Une entreprise québécoise veut commercialiser un robot pour récolter des brocolis

Publié le 19/10/2021 à 14:57

Une entreprise québécoise veut commercialiser un robot pour récolter des brocolis

Publié le 19/10/2021 à 14:57

Par La Presse Canadienne

Québec a donné un appui financier de 1,3 million $ à l’entreprise. (Photo: La Presse Canadienne)

Le développement par une entreprise québécoise d’un robot capable de cueillir des brocolis est un exemple de projets en intelligence artificielle que soutient le gouvernement Legault pour devenir «un leader en productivité» et réduire les impacts négatifs de la pénurie de main-d’œuvre.

Lapalme Conception mécanique se prépare à commercialiser l’été prochain sa machine SAMI (pour système agricole multifonctionnel intelligent). L’appareil consiste en un tracteur de ferme qui pousse une machine où des bras robotisés sont installés sur les deux côtés. Ces robots font la cueillette de légumes.

Des tests effectués avec une machine à quatre bras robotisés dans des champs de brocoli ont donné des résultats prometteurs, selon Éric Lapalme, président de l’entreprise de Varennes en Montérégie.

L’été prochain, il prévoit commercialiser quatre machines qui contiendraient une vingtaine de bras robotisés, peut-être plus si les agriculteurs en expriment le besoin. M. Lapalme estime qu’un bras robotisé remplace un travailleur dans les champs.

Même si les agriculteurs réussissent à pourvoir leurs besoins avec la main-d’œuvre étrangère temporaire, le système actuel limite leur occasion de croissance, poursuit l’entrepreneur.

«Il y a plusieurs producteurs qui me disent qu’ils aimeraient étendre leur production maraîchère et diminuer leur production de grande culture, mais ils ne peuvent pas le faire, car ils ne sont pas en mesure de trouver plus de main-d’œuvre. Donc, ça limite énormément le développement des fermes maraîchères au Québec.»

 

Un soutien financier

Québec a donné un appui financier de 1,3 million $ à l’entreprise. Investissement Québec, pour sa part, lui a accordé un prêt d’un montant de 100 000 $.

Pierre Fitzgibbon, ministre de l’Économie et de l’Innovation, croit que le développement du SAMI est prometteur. «C’est un petit projet, mais ça m’excite, car c’est exactement ce qu’on veut faire comme gouvernement», dit le ministre en entrevue.

Il souligne qu’il y avait 194 000 postes à combler au Québec à la fin du deuxième trimestre, selon les plus récentes données de Statistique Canada. Or, «une bonne part» de ces postes sont au salaire minimum, ajoute le ministre.

Des projets d’automatisation comme celui du SAMI permettraient d’augmenter la productivité dans le secteur agricole, espère M. Fitzgibbon. «C’est un moyen d’être un leader. D’une part, on augmente la productivité. D’autre part, les emplois qui sont requis pour cueillir les brocolis vont peut-être disparaître. Ça peut paraître dur de dire ça, mais je pense que c’est important, car il faut requalifier la main d’œuvre dans des secteurs mieux rémunérés.»
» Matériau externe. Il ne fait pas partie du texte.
template <int K, int NC, int PRIO, bool THR>
__global__ __launch_bounds__(64 * HM_WAVES) __attribute__((amdgpu_waves_per_eu(APDS_HM_WPE, APDS_HM_WPE))) void hamming_mfma_topk_kernel(
    const uint4* __restrict__ train_fp4, const float* __restrict__ tpc, int n_train, const uint4* __restrict__ query_fp4, const float* __restrict__ qpc, int nq,
    int tiles_per_split, int q_tiles, int splits, uint32_t index_base, const uint32_t* __restrict__ thr, uint64_t* __restrict__ out) {
    extern __shared__ __attribute__((aligned(128))) unsigned char hm_lds[];
    constexpr int TILE_BYTES = HM_TM * 256;
    const int tid = threadIdx.x, lane = tid & 63, wave = tid >> 6;
    int split, qtile;
    if ((splits & 7) == 0) {
        const int xcd = blockIdx.x & 7, j = blockIdx.x >> 3;
        split = xcd + 8 * (j / q_tiles);
        qtile = j % q_tiles;
    } else {
        split = blockIdx.x / q_tiles;
        qtile = blockIdx.x % q_tiles;
    }
    const int q0 = qtile * (HM_WAVES * 16 * NC) + wave * 16 * NC;
    const int n_tiles = (n_train + HM_TM - 1) / HM_TM;
    const int tile_begin = split * tiles_per_split, tile_end = min(n_tiles, tile_begin + tiles_per_split);
    const int col = lane & 15, kq = lane >> 4;

    uint4 B[NC][4];
    float qq[NC];
#pragma unroll
    for (int c = 0; c < NC; c++) {
        const int qi = min(q0 + 16 * c + col, nq - 1);
#pragma unroll
        for (int s = 0; s < 4; s++) B[c][s] = query_fp4[(size_t)qi * 16 + 4 * s + kq];
        qq[c] = qpc[qi];
    }
    HmTopK<K> best[NC];
#pragma unroll
    for (int c = 0; c < NC; c++) {
        const uint32_t start = THR ? thr[min(q0 + 16 * c + col, nq - 1)] : 0x7F800000u;
#pragma unroll
        for (int j = 0; j < K; j++) best[c].d[j] = start, best[c].i[j] = 0xFFFFFFFFu;
    }

    if (tile_begin < tile_end) {
        int soff[4];
#pragma unroll
        for (int i = 0; i < 4; i++) {
            const int r = 16 * wave + 4 * i + (lane >> 4);
            soff[i] = r * 256 + (((lane & 15) ^ (r & 15)) << 4);
        }
        auto stage = [&](int tile, int buf) {
            const unsigned char* tbase = reinterpret_cast<const unsigned char*>(train_fp4) + (size_t)tile * TILE_BYTES;
#pragma unroll
            for (int i = 0; i < 4; i++)
                __builtin_amdgcn_global_load_lds((const __attribute__((address_space(1))) void*)(tbase + soff[i]),
                                                 (__attribute__((address_space(3))) void*)(hm_lds + buf * TILE_BYTES + (16 * wave + 4 * i) * 256), 16, 0, 0);
            if (wave < HM_TM / 64)
                __builtin_amdgcn_global_load_lds((const __attribute__((address_space(1))) void*)(tpc + (size_t)tile * HM_TM + 64 * wave + lane),
                                                 (__attribute__((address_space(3))) void*)(hm_lds + 2 * TILE_BYTES + buf * (HM_TM * 4) + 256 * wave), 4, 0, 0);
        };
        int aoff[4];
#pragma unroll
        for (int s = 0; s < 4; s++) aoff[s] = col * 256 + (((4 * s + kq) ^ col) << 4);
        const int noff = 2 * TILE_BYTES + 16 * kq;

        hm_f32x4 acc[NC];
        auto rank = [&](const hm_f32x4 (&a)[NC], uint32_t row0) {
            bool hit[NC];
#pragma unroll
            for (int c = 0; c < NC; c++) {
                const uint32_t mn = min(min(__float_as_uint(a[c][0]), __float_as_uint(a[c][1])), min(__float_as_uint(a[c][2]), __float_as_uint(a[c][3])));
                hit[c] = mn < best[c].d[K - 1];
            }
#pragma unroll
            for (int c = 0; c < NC; c++)
                if (__any(hit[c])) {
#pragma unroll
                    for (int j = 0; j < 4; j++) {
                        const uint32_t v = __float_as_uint(a[c][j]);
                        if (__any(v < best[c].d[K - 1])) hm_insert_k<K>(best[c], v, row0 + j);
                    }
                }
        };

        stage(tile_begin, 0);
        __syncthreads();
        for (int tile = tile_begin; tile < tile_end; tile++) {
            const int buf = (tile - tile_begin) & 1;
            if (tile + 1 < tile_end) stage(tile + 1, buf ^ 1);
            const unsigned char* T = hm_lds + buf * TILE_BYTES;
            const unsigned char* Nn = hm_lds + noff + buf * (HM_TM * 4);
#pragma unroll
            for (int rb = 0; rb < HM_TM / 16; rb++) {
                const hm_f32x4 init = *reinterpret_cast<const hm_f32x4*>(Nn + rb * 64);
                uint4 a[4];
#pragma unroll
                for (int s = 0; s < 4; s++) a[s] = *reinterpret_cast<const uint4*>(T + rb * 4096 + aoff[s]);
                if (PRIO) __builtin_amdgcn_s_setprio(PRIO);
#pragma unroll
                for (int s = 0; s < 4; s++) {
                    const hm_v8i A = {(int)a[s].x, (int)a[s].y, (int)a[s].z, (int)a[s].w, 0, 0, 0, 0};
#pragma unroll
                    for (int c = 0; c < NC; c++) {
                        const hm_v8i Bv = {(int)B[c][s].x, (int)B[c][s].y, (int)B[c][s].z, (int)B[c][s].w, 0, 0, 0, 0};
                        acc[c] = __builtin_amdgcn_mfma_scale_f32_16x16x128_f8f6f4(A, Bv, s == 0 ? init : acc[c], 4, 4, 0, HM_UNIT_SCALE, 0, HM_UNIT_SCALE);
                    }
                }
                if (PRIO) __builtin_amdgcn_s_setprio(0);
                rank(acc, (uint32_t)(tile * HM_TM + rb * 16 + 4 * kq) + index_base);
            }
            __syncthreads();
        }
    }
#pragma unroll
    for (int c = 0; c < NC; c++) {
        uint64_t key[K];
#pragma unroll
        for (int j = 0; j < K; j++) key[j] = ((uint64_t)best[c].d[j] << 32) | best[c].i[j];
#pragma unroll
        for (int off = 16; off < 64; off <<= 1) {
            uint64_t other[K];
#pragma unroll
            for (int j = 0; j < K; j++) other[j] = hm_shfl_xor_u64(key[j], off);
#pragma unroll
            for (int j = 0; j < K; j++) key[j] = min(key[j], other[K - 1 - j]);
#pragma unroll
            for (int step = K / 2; step > 0; step >>= 1)
#pragma unroll
                for (int j = 0; j < K; j++)
                    if ((j & step) == 0) {
                        const uint64_t lo = min(key[j], key[j + step]), hi = max(key[j], key[j + step]);
                        key[j] = lo;
                        key[j + step] = hi;
                    }
        }
        const int qi = q0 + 16 * c + col;
        if (kq == 0 && qi < nq) {
            uint64_t* o = out + ((size_t)split * nq + qi) * K;
#pragma unroll
            for (int j = 0; j < K; j++) {
                const uint32_t d = (uint32_t)(key[j] >> 32), i = (uint32_t)key[j];
                o[j] = i == 0xFFFFFFFFu ? HM_EMPTY : ((uint64_t)(uint32_t)((int)(qq[c] + __uint_as_float(d)) - HM_BIAS) << 32) | i;
            }
        }
    }
}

Le remplacement massif des travailleurs dans les champs n’est toutefois pas pour demain. Lapalme Conception mécanique limitera la commercialisation l’été prochain à quatre machines afin de limiter les risques financiers et technologiques au début de la phase de production.

M. Lapalme veut toutefois accélérer la commercialisation après cette première phase. Il souligne que sa machine a été brevetée au Canada, aux États-Unis et en Europe. «L’idée est de prendre rapidement ces trois marchés-là. Il faut y aller rapidement, sinon le marché va voir ce qu’on fait et s’en inspirer et d’autres idées pourraient émerger de ça.»

L’entreprise n’a pas encore déterminé si elle vendra ses machines ou si elle adoptera un modèle de location où le tarif varierait selon la taille des récoltes. Si elle est vendue, le coût du SAMI varierait selon le nombre de bras robotisés installés, explique M. Lapalme. Il faut prévoir environ 400 000 $ pour le cœur de la machine et 100 000 $ par bras robotisé.

Pour le moment, le SAMI ne récolte que des brocolis, mais l’appareil pourrait être utilisé pour d’autres cultures comme l’asperge, le céleri ou les choux. Il pourrait aussi servir pour faire l’inventaire des récoltes dans les champs ou le désherbage.